▶ **Work task**
Each line of the entries below that includes "auto" belongs in your answer.

[[ Information supplied open ]]

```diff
+      auto read_a = [&](auto j_, bf16x8 (&dst)[3]) {
+        constexpr int j = decltype(j_)::value;
+        constexpr int tap = j / KCW, kcl = j % KCW;
+        constexpr int off = ((tap / 3) * HW_ + (tap % 3)) * kPitch + 16 * kcl;
+#pragma unroll
+        for (int p = 0; p < 3; ++p) dst[p] = *reinterpret_cast<const bf16x8*>(pa + p * HP * kPitch + off);
+      };
+      read_a(std::integral_constant<int, 0>{}, a[0]);
+      static_for<JS>([&](auto j_) {
+        constexpr int j = decltype(j_)::value;
+        if constexpr (j + PF < JS) {
+          load_w(ph, j + PF, w[(j + PF) % (PF + 1)]);
+        } else if constexpr (!LAST) {
+          load_w(ph + 1, j + PF - JS, w[(j + PF) % (PF + 1)]);
+        }
+        if constexpr (!LAST) {
+          constexpr int PER = Tile::template per_step<JS>();
+          if constexpr (j == 0) nx.request_shift(A, tid, ph + 1);
+          static_for<PER>([&](auto i_) {
+            constexpr int q = j * PER + decltype(i_)::value;
+            if constexpr (q < Tile::NQ) nx.template request<q>(A, xb, y0, x0, tid, ph + 1);
+          });
+        }
+        if constexpr (j + 1 < JS) read_a(std::integral_constant<int, j + 1>{}, a[(j + 1) & 1]);
+        __builtin_amdgcn_sched_barrier(0);
+        acc = mfma6(a[j & 1], w[j % (PF + 1)], acc);
+        __builtin_amdgcn_sched_barrier(0);
+      });
+    };
+    Tile nx;
+    nx.request_shift(A, tid, 0);
+    static_for<Tile::NQ>([&](auto q_) { nx.template request<decltype(q_)::value>(A, xb, y0, x0, tid, 0); });
+    nx.park(sA, tid);
     __syncthreads();
-
-    bf16x8 a[2][3];
-    auto read_a = [&](auto j_, bf16x8 (&dst)[3]) {
-      constexpr int j = decltype(j_)::value;
-      constexpr int tap = j / KCW, kcl = j % KCW;
-      constexpr int off = ((tap / 3) * HW_ + (tap % 3)) * kPitch + 16 * kcl;
-#pragma unroll
-      for (int p = 0; p < 3; ++p) dst[p] = *reinterpret_cast<const bf16x8*>(pa + p * HP * kPitch + off);
-    };
-    read_a(std::integral_constant<int, 0>{}, a[0]);
-    static_for<JS>([&](auto j_) {
-      constexpr int j = decltype(j_)::value;
-      if constexpr (j + PF < JS) {
-        load_w(ph, j + PF, w[(j + PF) % (PF + 1)]);
-      } else {
-        if (ph + 1 < PH) load_w(ph + 1, j + PF - JS, w[(j + PF) % (PF + 1)]);
-      }
-      if constexpr (j + 1 < JS) read_a(std::integral_constant<int, j + 1>{}, a[(j + 1) & 1]);
-      __builtin_amdgcn_sched_barrier(0);
-      acc = mfma6(a[j & 1], w[j % (PF + 1)], acc);
-      __builtin_amdgcn_sched_barrier(0);
-    });
-  }
+    CONV_T(t1);
+#pragma unroll 1
+    for (int ph = 0; ph < PH - 1; ++ph) {
+      CONV_T(ta);
+      products(ph, std::false_type{}, nx);
+      CONV_T(tb);
+      __syncthreads();
+      nx.park(sA, tid);
+      __syncthreads();
+#ifdef EGTR_CONV_TIMING
+      t_prod += tb - ta;
+      t_park += __builtin_amdgcn_s_memtime() - tb;
+#endif
+    }
+    CONV_T(t2);
+    {
+      int none = 0;
+      products(PH - 1, std::true_type{}, none);
+    }
+    CONV_T(t3);
+#ifdef EGTR_CONV_TIMING
+    t_tile0 = t1 - t0, t_last = t3 - t2;
+#endif
+  }
+  CONV_T(te);
 
   __syncthreads();
   float* const part = reinterpret_cast<float*>(s_raw);
@@ -447,6 +665,10 @@
     const int gy = y0 + (p >> 3), gx = x0 + (p & 7);
     if (gy < Ho && gx < Wo) yb[((size_t)gy * Wo + gx) * A.N + col] = v;
   }
+#ifdef EGTR_CONV_TIMING
+  CONV_T(t4);
+  conv_record_phased(rt0, t_tile0, t_park, t_prod, t_last, t4 - te);
+#endif
 }
 
 template <int C, int CP, int STRIDE, bool SHIFT = false>
```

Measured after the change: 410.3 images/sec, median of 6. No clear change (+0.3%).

[[ Information supplied closed ]]

▶ **Solution for this task**
+      auto read_a = [&](auto j_, bf16x8 (&dst)[3]) {
+      static_for<JS>([&](auto j_) {
+          static_for<PER>([&](auto i_) {
+    static_for<Tile::NQ>([&](auto q_) { nx.template request<decltype(q_)::value>(A, xb, y0, x0, tid, 0); });
-    auto read_a = [&](auto j_, bf16x8 (&dst)[3]) {
-    static_for<JS>([&](auto j_) {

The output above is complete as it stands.